Piaggio Avanti P-180
For the second month in a row, an unexpected model rounded out our ‘Most Deteriorated’ list. The Piaggio P-180 got here thanks to a Maintenance Exposure increase approaching $39k and a price decrease of $50k, due to a 25% Ask Price decrease posted by one seller.
We uncovered no trades during August, and the 13 aircraft listed for sale represent 14.8% of the fleet. With an ETP Ratio exceeding 95%, most sellers are likely to see few offers, if any, that excite them.
The Seller’s Challenge
It is important to understand that the ETP Ratio has more to do with buyer and seller dynamics than it does with either the asset’s accrued maintenance or its price. For any aircraft, maintenance can accrue only so far before work must be completed.
But as an aircraft’s value decreases, there will come a point when the accrued maintenance figure equates to more than 40% of the aircraft’s ask price. When a prospective buyer adjusts their offer to address this accrued maintenance, the figure is all-too-often considered unacceptable to the seller and a deal is not reached.
It is not until an aircraft undergoes some major maintenance that a seller is sufficiently motivated to accept a lower figure, or a buyer is willing to pay a higher price and the aircraft transacts, ultimately.

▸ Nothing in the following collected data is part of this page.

__device__ __forceinline__ void FrontRole(const HashView& hv,
                                          const FrontParams& fp, int wg) {
    const TouchParams& p = fp.p;
    const PrepParams& pp = fp.pp;
    const uint16_t* __restrict__ depth = fp.depth;
    const uint8_t* __restrict__ color = fp.color;
    PixelRec* __restrict__ recs = fp.recs;
    FrameBlock* __restrict__ list = fp.list;
    const int n_touch_wg = fp.n_touch_wg;
    if (wg < n_touch_wg) {
        __shared__ unsigned long long tile_keys[kTileKeys];
        for (int e = threadIdx.x; e < kTileKeys; e += blockDim.x)
            tile_keys[e] = kEmptyKey;
        __syncthreads();
        const int tiles_x = (p.cols_strided + 15) >> 4;
        const int ty = wg / tiles_x, tx = wg - ty * tiles_x;
        const int rx = tx * 16 + (threadIdx.x & 15);
        const int ry = ty * 16 + (threadIdx.x >> 4);
        if (rx < p.cols_strided && ry < p.rows_strided) {
            int xb[4], yb[4], zb[4];
            if (RayCandidates(p, depth, ry * p.cols_strided + rx, xb, yb, zb)) {
#pragma unroll
                for (int s = 0; s < 4; ++s) {
                    if (s > 0 && xb[s] == xb[s - 1] && yb[s] == yb[s - 1] &&
                        zb[s] == zb[s - 1])
                        continue;
                    if (!KeyInRange(xb[s], yb[s], zb[s])) {
                        atomicOr(&hv.counters[1], kErrKeyRange);
                        continue;
                    }
                    const unsigned long long k = PackKey(xb[s], yb[s], zb[s]);
                    if (!hv.Owns(k)) continue;
                    unsigned h = HashKey(k) & (kTileKeys - 1);
                    while (true) {
                        unsigned long long cur = tile_keys[h];
                        if (cur == k) break;
                        if (cur == kEmptyKey) {
                            cur = atomicCAS(&tile_keys[h], kEmptyKey, k);
                            if (cur == kEmptyKey || cur == k) break;
                        }
                        h = (h + 1) & (kTileKeys - 1);
                    }
                }
            }
        }
        __syncthreads();
        for (int e = threadIdx.x; e < kTileKeys; e += blockDim.x) {
            const unsigned long long k = tile_keys[e];
            if (k == kEmptyKey) continue;
            const int x = (int)((k >> 42) & 0x1FFFFFull) - kKeyBias;
            const int y = (int)((k >> 21) & 0x1FFFFFull) - kKeyBias;
            const int z = (int)(k & 0x1FFFFFull) - kKeyBias;
            unsigned slot;
            InsertKey<true>(hv, x, y, z, slot, (int)fp.group_stamp);
            if (TouchSlot(hv, slot, fp.group_stamp, fp.group_bit,
                          fp.touch_plane)) {
                int o = atomicAdd(fp.out_count, 1);
                if (o < fp.list_capacity) {
                    unsigned long long* e =
                            reinterpret_cast<unsigned long long*>(&list[o]);
                    __hip_atomic_store(
                            e, (unsigned long long)(unsigned)slot |
                                       ((unsigned long long)(unsigned)x << 32),
                            __ATOMIC_RELAXED, __HIP_MEMORY_SCOPE_AGENT);
                    __hip_atomic_store(
                            e + 1, (unsigned long long)(unsigned)y |
                                           ((unsigned long long)(unsigned)z << 32),
                            __ATOMIC_RELAXED, __HIP_MEMORY_SCOPE_AGENT);
                } else {
                    atomicOr(&hv.counters[1], kErrCapacity);
                }
            }
        }
        if (fp.ready &&
            LastArrival(fp.tickets, fp.group_bit * n_touch_wg + wg,
                        fp.n_touch_total)) {
            int n = __hip_atomic_load(fp.out_count, __ATOMIC_RELAXED,
                                      __HIP_MEMORY_SCOPE_AGENT);
            if (n > fp.list_capacity) n = (int)fp.list_capacity;
            const int overflow = __hip_atomic_load(
                    &hv.counters[3], __ATOMIC_RELAXED, __HIP_MEMORY_SCOPE_AGENT);
            if (overflow != 0) {
                n = 0;
                if (threadIdx.x == 0)
                    __hip_atomic_store(fp.out_count, 0, __ATOMIC_RELAXED,
                                       __HIP_MEMORY_SCOPE_AGENT);
            }
            if (threadIdx.x == 0 && fp.touch_status) {
                const int top = __hip_atomic_load(&hv.counters[0],
                                                  __ATOMIC_RELAXED,
                                                  __HIP_MEMORY_SCOPE_AGENT);
                fp.touch_status[0] = top < hv.capacity ? top : hv.capacity;
                fp.touch_status[1] = overflow;
                fp.touch_status[2] = n;
                __hip_atomic_store(&fp.touch_status[3], (int)fp.group_stamp,
                                   __ATOMIC_RELEASE, __HIP_MEMORY_SCOPE_SYSTEM);
            }
            const auto make_entry = [&](int i) -> ReadyEntry {
                const unsigned long long* e =
// ... 39 lines not shown
                }
#pragma unroll
                for (int k = 0; k < kPerLane; ++k)
                    if (pc[k] >= 0) atomicAdd(&s_bins[pc[k]], 1);
                __syncthreads();
                if (threadIdx.x == 0) {
                    int run = 0;
                    for (int b = kTouchBits; b >= 0; --b) {
                        const int c = s_bins[b];
                        s_bins[b] = run;
                        run += c;
                    }
                }
                __syncthreads();
#pragma unroll
                for (int k = 0; k < kPerLane; ++k)
                    if (pc[k] >= 0)
                        fp.ready[atomicAdd(&s_bins[pc[k]], 1)] = mine[k];
            } else {
                for (int i = threadIdx.x; i < n; i += blockDim.x)
                    fp.ready[i] = make_entry(i);
            }
        }
        return;
    }
    const int n_px = p.rows * p.cols;
    const int n_wg = fp.n_prep_wg;
    if (wg == n_touch_wg && threadIdx.x == 0) {
        PixelRec r;
        r.d = -__builtin_inff();
        r.rgba = 0u;
        recs[n_px] = r;
    }
    if (fp.col_lut && fp.prep_identity) {
        const int n_groups = n_px >> 2;
        const int gstep = n_wg * blockDim.x;
        constexpr int kG = 4;
        for (int g0 = (wg - n_touch_wg) * blockDim.x + threadIdx.x;
             g0 < n_groups; g0 += kG * gstep) {
            uint2 dq[kG];
            unsigned cw[kG][3];
#pragma unroll
            for (int k = 0; k < kG; ++k) {
                const int g = g0 + k * gstep;
                const int gc = g < n_groups ? g : n_groups - 1;
                dq[k] = *reinterpret_cast<const uint2*>(depth + 4 * (int64_t)gc);
                if (pp.with_color) {
                    const unsigned* c = reinterpret_cast<const unsigned*>(
                            color + 12 * (int64_t)gc);
                    cw[k][0] = c[0];
                    cw[k][1] = c[1];
                    cw[k][2] = c[2];
                }
            }
#pragma unroll
            for (int k = 0; k < kG; ++k) {
                const int g = g0 + k * gstep;
                if (g >= n_groups) continue;
                const unsigned dv[4] = {dq[k].x & 0xffffu, dq[k].x >> 16,
                                        dq[k].y & 0xffffu, dq[k].y >> 16};
                unsigned rgba[4] = {0u, 0u, 0u, 0u};
// ... 12 lines not shown
                    const float df = (float)dv[j];
                    const float d =
                            fp.depth_div_short
                                    ? DivByConst(df, p.depth_scale,
                                                 fp.inv_depth_scale)
                                    : df / p.depth_scale;
                    w[2 * j] = __float_as_uint(RecordDepth(d, p.depth_max));
                    w[2 * j + 1] = rgba[j];
                }
                o[0] = make_uint4(w[0], w[1], w[2], w[3]);
                o[1] = make_uint4(w[4], w[5], w[6], w[7]);
                uint4* dst = reinterpret_cast<uint4*>(recs + 4 * (int64_t)g);
                dst[0] = o[0];
                dst[1] = o[1];
            }
        }
        return;
    }
    if (fp.col_lut) {
        const int* __restrict__ col_lut = fp.col_lut;
        const int* __restrict__ row_lut = fp.row_lut;
        const int step = n_wg * blockDim.x;
        const int step_v = step / p.cols, step_u = step - step_v * p.cols;
        for (int first = (wg - n_touch_wg) * blockDim.x + threadIdx.x;
             first < n_px; first += 4 * step) {
            int idx[4], uc[4], vc[4];
            float df[4];
#pragma unroll
            for (int k = 0; k < 4; ++k) {
                const int i = first + k * step;
                idx[k] = i < n_px ? i : n_px - 1;
                df[k] = (float)depth[idx[k]];
            }
            if (pp.with_color) {
                int vi = first / p.cols;
                int ui = first - vi * p.cols;
#pragma unroll
                for (int k = 0; k < 4; ++k) {
                    uc[k] = col_lut[ui];
                    vc[k] = row_lut[vi < p.rows ? vi : p.rows - 1];
                    ui += step_u;
                    vi += step_v;
                    if (ui >= p.cols) {
                        ui -= p.cols;
                        ++vi;
                    }
                }
// ... 13 lines not shown
                    c2[k] = in[2];
                }
#pragma unroll
                for (int k = 0; k < 4; ++k)
                    rgba[k] = (uc[k] | vc[k]) >= 0
                                      ? (c0[k] | (c1[k] << 8) | (c2[k] << 16) |
                                         (1u << 24))
                                      : 0u;
            }
#pragma unroll
            for (int k = 0; k < 4; ++k) {
                PixelRec r;
                r.d = RecordDepth(fp.depth_div_short
                                          ? DivByConst(df[k], p.depth_scale,
                                                       fp.inv_depth_scale)
                                          : df[k] / p.depth_scale,
                                  p.depth_max);
                r.rgba = rgba[k];
                if (first + k * step < n_px) recs[idx[k]] = r;
            }
        }
        return;
    }
    for (int i = (wg - n_touch_wg) * blockDim.x + threadIdx.x; i < n_px;
         i += n_wg * blockDim.x) {
        const int vi = i / p.cols;
        const int ui = i - vi * p.cols;
        PixelRec r;
        r.d = RecordDepth((float)depth[i] / p.depth_scale, p.depth_max);
        r.rgba = 0u;
        if (pp.with_color) {
            float x, y, z, uf, vf;
            p.cam.Unproject((float)ui, (float)vi, 1.0f, x, y, z);
            pp.color_cam.Project(x, y, z, uf, vf);
            if (InBoundary2D(uf, vf, pp.color_rows, pp.color_cols)) {
                int uc = (int)roundf(uf);
                int vc = (int)roundf(vf);
                const uint8_t* in =
                        color + ((int64_t)vc * pp.color_cols + uc) * 3;
                r.rgba = (unsigned)in[0] | ((unsigned)in[1] << 8) |
                         ((unsigned)in[2] << 16) | (1u << 24);
            }
        }
        recs[i] = r;
    }
}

A wise seller needs to consider the potential marketability impact early maintenance might have on their aircraft, as well as its enrollment on an Hourly Cost Maintenance Program where more than half of their model’s in-service fleet is enrolled on an HCMP.
Sellers also need to carefully weigh any offer from a prospective buyer against the loss in value of their aircraft for sale as the asset spends more days on the market awaiting a better offer while simultaneously accruing a higher maintenance figure.